Review: Shoplifters is a Brilliant Tale of Family, Morality & Crime

Shoplifters
Photo Courtesy of Magnolia Pictures.

When it starts, Japanese director Hirokazu Koreeda’s new film Shoplifters seems innocuous. We see a young boy, Shota (Jyo Kairi), and the man we assume is his father, Osamu (Lily Franky). They walk around a store exchanging silent looks or tapping each other gently in what seems like meaningless signs of familiarity, but we soon realize they’re the rituals the pair uses to pull off their elaborate shoplifting.

It’s a jarring revelation, but even more jarring is the next scene, when they find and take home Yuri (Miyu Susaki) a young girl left out on a balcony in the cold by her abusive parents. From there, with Nobuyo (Sakura Ando) as the makeshift family’s mother, Hatsue Shibata (Kirin Kiki) as the grandmother and Aki (Mayu Matsuoka) as the aunt/big sister, Koreeda delivers a film that questions the meaning of family and what it means to be a good person.

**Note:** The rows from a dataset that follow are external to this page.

+        }                                                                                            \
+    } while (0)
 #define PS_SPLIT_STEP(S)                                                                             \
     do {                                                                                             \
         constexpr int rows_ = (S) < 4 ? 64 : (NB16 ? 16 : 32);                                       \
         constexpr int iters_ = rows_ / 16;                                          \
-        unsigned* T = (unsigned*)smem_raw + ((S) & 1) * EBUF;                                        \
-        if (gelu) PS_STEP_VALUES(S, true, PS_ST_SPLIT); else PS_STEP_VALUES(S, false, PS_ST_SPLIT);  \
+        float* Tf = (float*)smem_raw + ((S) & 1) * EBUF;                                             \
+        PS_STEP_QUADS(S, PS_ST_RAW);                                                                 \
         __syncthreads();                                                                             \
-        const int cc = tid_e & 31, col = n0 + cc * 8;                                                \
+        const int cc = tid_e & 31;                                                                   \
         _Pragma("unroll") for (int it = 0; it < iters_; ++it) {                                      \
             const int rs = (tid_e >> 5) + 16 * it, trow = PS_TROW(S, rs);                            \
             if (ALLV || (trow >= off && trow < vhi)) {                                               \
-                const int row = m0 + trow;                                                           \
+                float xf[8];                                                                         \
                 unsigned x[8];                                                                       \
                 u32x4 vh, vl;                                                                        \
-                *(u32x4*)(x) = *(const u32x4*)(T + rs * BN + cc * 8);                                \
-                *(u32x4*)(x + 4) = *(const u32x4*)(T + rs * BN + cc * 8 + 4);                        \
+                *(f32x4*)(xf) = *(const f32x4*)(Tf + rs * ELD + cc * 8);                             \
+                *(f32x4*)(xf + 4) = *(const f32x4*)(Tf + rs * ELD + cc * 8 + 4);                     \
+                PS_FIN_SPLIT8(xf, bias8, x);                                                         \
                 PS_UNZIP(x, vh, vl);                                                                 \
                 _Float16 *d0, *d1;                                                                   \
-                if (EPI == PS_EPI_SPLIT) {                                                           \
-                    d0 = (_Float16*)p.C + ds_packed_off(row, col, p.ldc >> 5);                       \
-                    d1 = d0 + p.c_plane;                                                             \
-                } else {                                                                             \
-                    const int pos = trow - off + pos0;                                               \
-                    const int hc = col - which * hw, head = hc >> 6, d = hc & 63;                    \
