class GcrnPlan(PlanBase):
    fused_last = True
    fused_glstm = True
    split_bf16 = True
    gemm_planes = 2
    block8 = True
    fuse_phases = True
    flat_proj = True
    persist_lstm = True
    chunk_proj = True
    CHUNK_TC = 32
    PERSIST_MAX_B = 4
    ENC_C = [2, 16, 32, 64, 128, 256]
    ENC_F = [161, 80, 39, 19, 9, 4]

    def __init__(self, ctx, sd, B, T, plan=None, split_bf16=None, exclusive=False, planes=None):
        if split_bf16 is not None:
            self.split_bf16 = bool(split_bf16)
        if planes is not None:
            if planes not in (1, 2, 3) or (planes in (1, 2) and not self.split_bf16):
                raise ValueError("planes is 3 (bf16x3), 2 (f16x2) or 1 (bf16 mode); the one- and two-plane forms run on the GEMM kernels (split_bf16)")
            self.gemm_planes = int(planes)
        self.persist = bool(self.persist_lstm and self.fused_glstm and exclusive and B <= self.PERSIST_MAX_B and not self.force_generic)
        self.exclusive = bool(exclusive)
        self.chunk = bool(self.chunk_proj and self.fused_glstm and not exclusive and not self.persist and not self.force_generic
                          and T >= 2 * self.CHUNK_TC)
        super().__init__(ctx, plan, ns=(ctx.bank.token(sd), self.fused_last, self.fused_glstm, self.split_bf16, self.block8, self.persist,
                                        self.gemm_planes))
        self.sd, self.B, self.T = sd, B, T
        a = ctx.alloc
        self.Bp = Bp = (B + 31) // 32 * 32
        self.status = None
        self.x = a(B, 2, T, F0)
        self.out = a(B, 2, T, F0)
        self.e = [a(B, self.ENC_C[i + 1], T, self.ENC_F[i + 1]) for i in range(5)]
        self.gx = a(2, T, 2048, Bp, zero=True)
        R = 2 * self.CHUNK_TC if self.chunk else 2
        self.hT = a(R, 2, 512, Bp, zero=True)
        self.cst = a(2, 512, Bp, zero=True)
        self.y = a(B, T, 1024)
        if self.persist:
            bq = 1 << (B - 1).bit_length()
            self.gran = torch.zeros(4 * 1024 * bq, dtype=torch.int64, device=ctx.device)
            self.status = torch.zeros(4, dtype=torch.int32, device=ctx.device)
            ctx.keep += [self.gran, self.status]
        elif self.fused_glstm and not self.force_generic:
            self.hT2, self.cst2 = a(2, 2, 512, Bp, zero=True), a(2, 512, Bp, zero=True)
            self.gx2, self.part = a(R, 2, 2048, Bp, zero=True), a(R, 2, 64, Bp, 2, zero=True)
        else:
            self.yn = a(B, 1024, T)
        self.glstm = a(B, 256, T, 4)
        self.d = [a(B, 128, T, 9), a(B, 64, T, 19), a(B, 32, T, 39), a(B, 16, T, 80), a(B, 1, T, 161)]
        for i, t_ in enumerate(self.e):
            self.named("gcrn.e%d" % (i + 1), t_)
        self.named("gcrn.glstm", self.glstm)
        for i, t_ in enumerate(self.d[:4]):
            self.named("gcrn.d%d" % (5 - i), t_)
        self.named("gcrn.x", self.x)

    def w(self, k):
        return P._np(self.sd[k])

    def _nchw(self, t, blocked):
        if blocked and self.split_bf16 and not self.force_generic and self.block8:
            B, C_, T, F = t.shape
            return t.view(B, C_ // 8, T, F, 8).permute(0, 1, 4, 2, 3).reshape(B, C_, T, F)
        return t

    def enc_out(self, k):
        return self._nchw(self.e[k - 1], k >= 2)

    def glstm_out(self):
        return self._nchw(self.glstm, True)

    def _lstm_proj(self, layer, proj, gx_lay):
        B, T, Bp = self.B, self.T, self.Bp
        for g in range(2):
            p = "glstm.%s.%d." % (layer, g)
            in0, Tin, Fin, taps, wk_fn, Tout, Fout, ost, osf = proj(g)
            self.gconv(in0=in0, Tin=Tin, Fin=Fin, taps=taps, sf_in=1, Cout=2048,
                       W=lambda p=p, wk_fn=wk_fn: dict(wk0=wk_fn(self.w(p + "weight_ih_l0")),
                                                       bias0=self.w(p + "bias_ih_l0") + self.w(p + "bias_hh_l0")),
                       out=self.gx, out_strides=gx_lay + (0, ost, osf), out_off=g * T * 2048 * Bp, B=B, Tout=Tout, Fout=Fout,
                       tag=TAG_PRIOR, label=p + "ih", s3g=self.split_bf16,
                       flat=self.flat_proj and Fout == 1 and len(taps) * in0.C <= 512)

    def _lstm_layer(self, layer, xproj_src_fn, y_su, y_sg):
        B, T, Bp = self.B, self.T, self.Bp
        self._lstm_proj(layer, xproj_src_fn, (1, Bp))

        def pack_whh():
            return P.pack_lstm_whh([self.w("glstm.%s.%d.weight_hh_l0" % (layer, g)) for g in range(2)])

        d = L.LstmDesc()
        d.gx, d.whh = self.gx.data_ptr(), self.upw(layer + ".whh", pack_whh).data_ptr()
        d.hT, d.cst, d.y = self.hT.data_ptr(), self.cst.data_ptr(), self.y.data_ptr()
        d.y_sb, d.y_st, d.y_su, d.y_sg = T * 1024, 1024, y_su, y_sg
        d.B, d.Bp, d.T, d.H, d.G = B, Bp, T, 512, 2
        self.add(d, TAG_LSTM)

    def _glstm_natural(self):
        per = lambda key: [self.w("glstm.%s" % (key % g)) for g in range(2)]
        return (per("lstm_list1.%d.weight_hh_l0"), per("lstm_list2.%d.weight_ih_l0"), per("lstm_list2.%d.bias_ih_l0"),
                per("lstm_list2.%d.bias_hh_l0"), per("lstm_list2.%d.weight_hh_l0"), self.w("glstm.ln1.weight"), self.w("glstm.ln1.bias"))

    def _glstm_wavefront(self, proj1):
        B, T, Bp = self.B, self.T, self.Bp
        self._lstm_proj("lstm_list1", proj1, (2048, 1))
        d = L.GlstmDesc()
        self.apply(d, self.fields("glstm.wavefront", lambda: P.pack_glstm_wavefront(*self._glstm_natural())))
        d.gx1, d.gx2, d.part = self.gx.data_ptr(), self.gx2.data_ptr(), self.part.data_ptr()
        d.hT1, d.cst1, d.hT2, d.cst2 = self.hT.data_ptr(), self.cst.data_ptr(), self.hT2.data_ptr(), self.cst2.data_ptr()
        d.y, d.y_sb, d.y_st, d.y_su, d.y_sg = self.y.data_ptr(), T * 1024, 1024, 1, 512
        d.B, d.Bp, d.T, d.H, d.G, d.eps = B, Bp, T, 512, 2, 1e-5
        d.slices = 2 if self.exclusive else 1
        if self.chunk:
            d.tc, d.lag = self.CHUNK_TC, self.CHUNK_TC + 1
        self.add(d, TAG_LSTM)

    def _glstm_persistent(self, proj1):
        B, T, Bp = self.B, self.T, self.Bp
        self._lstm_proj("lstm_list1", proj1, (2048, 1))
        d = L.GlstmpDesc()
        self.apply(d, self.fields("glstm.persistent", lambda: P.pack_glstm_persistent(*self._glstm_natural())))
        d.gx1, d.gran, d.status = self.gx.data_ptr(), self.gran.data_ptr(), self.status.data_ptr()
        d.y, d.y_sb, d.y_st, d.y_su, d.y_sg = self.y.data_ptr(), T * 1024, 1024, 1, 512
        d.B, d.Bp, d.T, d.H, d.G, d.eps = B, Bp, T, 512, 2, 1e-5
        self.add(d, TAG_LSTM)

    def _ln(self, name, out_t, osb, os_hi, os_lo, os_t, r, blk=0):
        d = L.LnDesc()
        d.blk = blk
        d.in_, d.out = self.y.data_ptr(), out_t.data_ptr()
        d.gamma = self.upw(name + ".g", lambda: self.w(name + ".weight")).data_ptr()
        d.beta = self.upw(name + ".b", lambda: self.w(name + ".bias")).data_ptr()
        d.osb, d.os_hi, d.os_lo, d.os_t = osb, os_hi, os_lo, os_t
        d.B, d.T, d.N, d.r, d.eps = self.B, self.T, 1024, r, 1e-5
        self.add(d, TAG_PRIOR)

    def build(self, x=None, out=None):
        B, T, Bp = self.B, self.T, self.Bp
        x = self.x if x is None else x
        out = self.out if out is None else out
        blk = self.split_bf16 and not self.force_generic and self.block8

        def lay(k_is_blocked, C_, Fq):
            if k_is_blocked:
                return nc8(C_, T, Fq), nc8_out(C_, T, Fq), 8
            return nchw(C_, T, Fq), nchw_out(C_, T, Fq), 1

        src = self.src(x, 2, *nchw(2, T, F0))
        e_lay = [lay(blk and k >= 2, self.ENC_C[k], self.ENC_F[k]) for k in range(1, 6)]
        for k in range(1, 6):
            ci, co, Fin, Fout = self.ENC_C[k - 1], self.ENC_C[k], self.ENC_F[k - 1], self.ENC_F[k]
            kk, taps = P.conv_taps(1, 3, 0)
            p = "conv%d" % k
            ist, ost_, ocr = e_lay[k - 1]
            self.gconv(in0=src, Tin=T, Fin=Fin, taps=taps, sf_in=2, Cout=co, epi=L.EPI_GLU, act=L.ACT_ELU,
                       W=lambda p=p, k=k, kk=kk: dict(wk0=P.conv_kmat(self.sd[p + ".conv1.weight"], kk),
                                                      wk1=P.conv_kmat(self.sd[p + ".conv2.weight"], kk),
                                                      bias0=self.w(p + ".conv1.bias"), bias1=self.w(p + ".conv2.bias"),
                                                      post=P.bn_fold(self.sd, "bn%d" % k)),
                       out=self.e[k - 1], out_strides=ost_, out_cr=ocr, B=B, Tout=T, Fout=Fout, tag=TAG_PRIOR, label=p,
                       s3g=self.split_bf16)
            src = self.src(self.e[k - 1], co, *ist, blk=8 if ocr == 8 else 0)

        def proj1(g):
            wk = lambda Wih: np.concatenate([Wih[:, f::4].T for f in range(4)], axis=0)
            s = self.src(self.e[4], 128, *e_lay[4][0], off=128 * g * T * 4, blk=8 if blk else 0)
            return s, T, 4, [(0, f) for f in range(4)], wk, T, 1, 2048 * Bp, 0

        if self.persist:
            self._glstm_persistent(proj1)
        elif self.fused_glstm and not self.force_generic:
            self._glstm_wavefront(proj1)
        else:
            self._lstm_layer("lstm_list1", proj1, y_su=2, y_sg=1)
            self._ln("glstm.ln1", self.yn, 1024 * T, T, 0, 1, 1)

            def proj2(g):
                s = self.src(self.yn, 512, 1024 * T, T, 0, 1, off=512 * g * T)
                return s, 1, T, [(0, 0)], (lambda Wih: Wih.T), 1, T, 0, 2048 * Bp

            self._lstm_layer("lstm_list2", proj2, y_su=1, y_sg=512)
        if blk:
            self._ln("glstm.ln2", self.glstm, 256 * T * 4, T * 4 * 8, 8, 4 * 8, 4, blk=8)
        else:
            self._ln("glstm.ln2", self.glstm, 256 * T * 4, T * 4, 1, 4, 4)

        dec = [(5, 512, 128), (4, 256, 64), (3, 128, 32), (2, 64, 16), (1, 32, 1)]
        for br in (1, 2):
            in0 = self.src(self.glstm, 256, *(nc8(256, T, 4) if blk else nchw(256, T, 4)), blk=8 if blk else 0)
            in1 = self.src(self.e[4], 256, *e_lay[4][0], blk=8 if blk else 0)
            Fin = 4
            for n, (k, ci, co) in enumerate(dec):
                p = "conv%d_t_%d" % (k, br)
                Fout = 2 * (Fin - 1) + 3 + (1 if k == 2 else 0)
                if k == 1 and self.fused_last and not self.force_generic:
                    g = L.GcrnLastDesc()
                    self.apply(g, self.fields(p + ".last", lambda p=p, br=br: P.gcrn_last_fields(self.sd, p, br)))
                    g.in0, g.in1 = self.d[3].data_ptr(), self.e[0].data_ptr()
                    g.out, g.out_sb = Ctx.ptr(out, (br - 1) * T * F0), 2 * T * F0
                    g.B, g.T = B, T
                    self.add(g, TAG_PRIOR)
                    break
                dblk = blk and k >= 3
                fuse = self.fuse_phases and self.split_bf16 and self.gemm_planes == 2 and not self.force_generic
                ist, (osb, osc, olo, ost, osf), ocr = lay(dblk, co, Fout)
                for phase in (0, 1):
                    kk, taps = P.convT_phase_taps(1, 3, phase)
                    self.gconv(in0=in0, in1=in1, Tin=T, Fin=Fin, taps=taps, sf_in=1, Cout=co, epi=L.EPI_GLU, act=L.ACT_ELU,
                               W=lambda p=p, k=k, br=br, kk=kk: dict(
                                   wk0=P.convT_kmat(self.sd[p + ".conv1.weight"], kk),
                                   wk1=P.convT_kmat(self.sd[p + ".conv2.weight"], kk), bias0=self.w(p + ".conv1.bias"),
                                   bias1=self.w(p + ".conv2.bias"), post=P.bn_fold(self.sd, "bn%d_t_%d" % (k, br))),
                               out=self.d[n], out_strides=(osb, osc, olo, ost, 2 * osf), out_off=phase * osf, out_cr=ocr, B=B,
                               Tout=T, Fout=(Fout - phase + 1) // 2, tag=TAG_PRIOR, label="%s.ph%d" % (p, phase),
                               s3g=self.split_bf16, phase1=dict(mask=1, Fout1=Fout // 2) if phase == 0 and fuse and co <= 32 else None)
                Fin = Fout
                if k > 1:
                    in0 = self.src(self.d[n], co, *ist, blk=8 if dblk else 0)
                    skip = self.e[k - 2]
                    sblk = e_lay[k - 2][2] == 8
                    in1 = self.src(skip, co, *e_lay[k - 2][0], act=L.ACT_ELU, blk=8 if sblk else 0)
            else:
                self.gconv(in0=self.src(self.d[4], 1, *nchw(1, T, F0)), Tin=T, Fin=F0, taps=[(0, f) for f in range(F0)],
                           sf_in=1, W=lambda br=br: dict(wk0=self.w("fc%d.weight" % br).T, bias0=self.w("fc%d.bias" % br)),
                           Cout=F0, cin1=True, out=out, out_strides=(2 * T * F0, 1, 0, F0, 0), out_off=(br - 1) * T * F0, B=B,
                           Tout=T, Fout=1, tag=TAG_PRIOR, label="fc%d" % br)
        return out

While the stealing and kidnapping are the film’s first indications that these characters aren’t exactly good, it’s also apparent in every behavior and piece of the mise en scène: they and the space they inhabit are grubby and sloppy. Part of that is a result of five people living in a house meant for one old woman, but it’s also an expression of their strange dynamic. The confined space ensures each “family” member constantly encroaches on another’s space. They’re always pressed up against each other and one can just imagine the constant smell of mold and unwashed bodies hanging in the air.

However, that physical closeness isn’t just about bodily fluids, but bodily functions too. Someone is always eating when they’re together and it’s a sign not just of their slovenliness, but their closeness. In the film’s one love scene, the characters slurp noodles as foreplay and then barely take the time to chew or swallow before they kiss. It’s at once gross and intimate and much of the family dynamic follows suit.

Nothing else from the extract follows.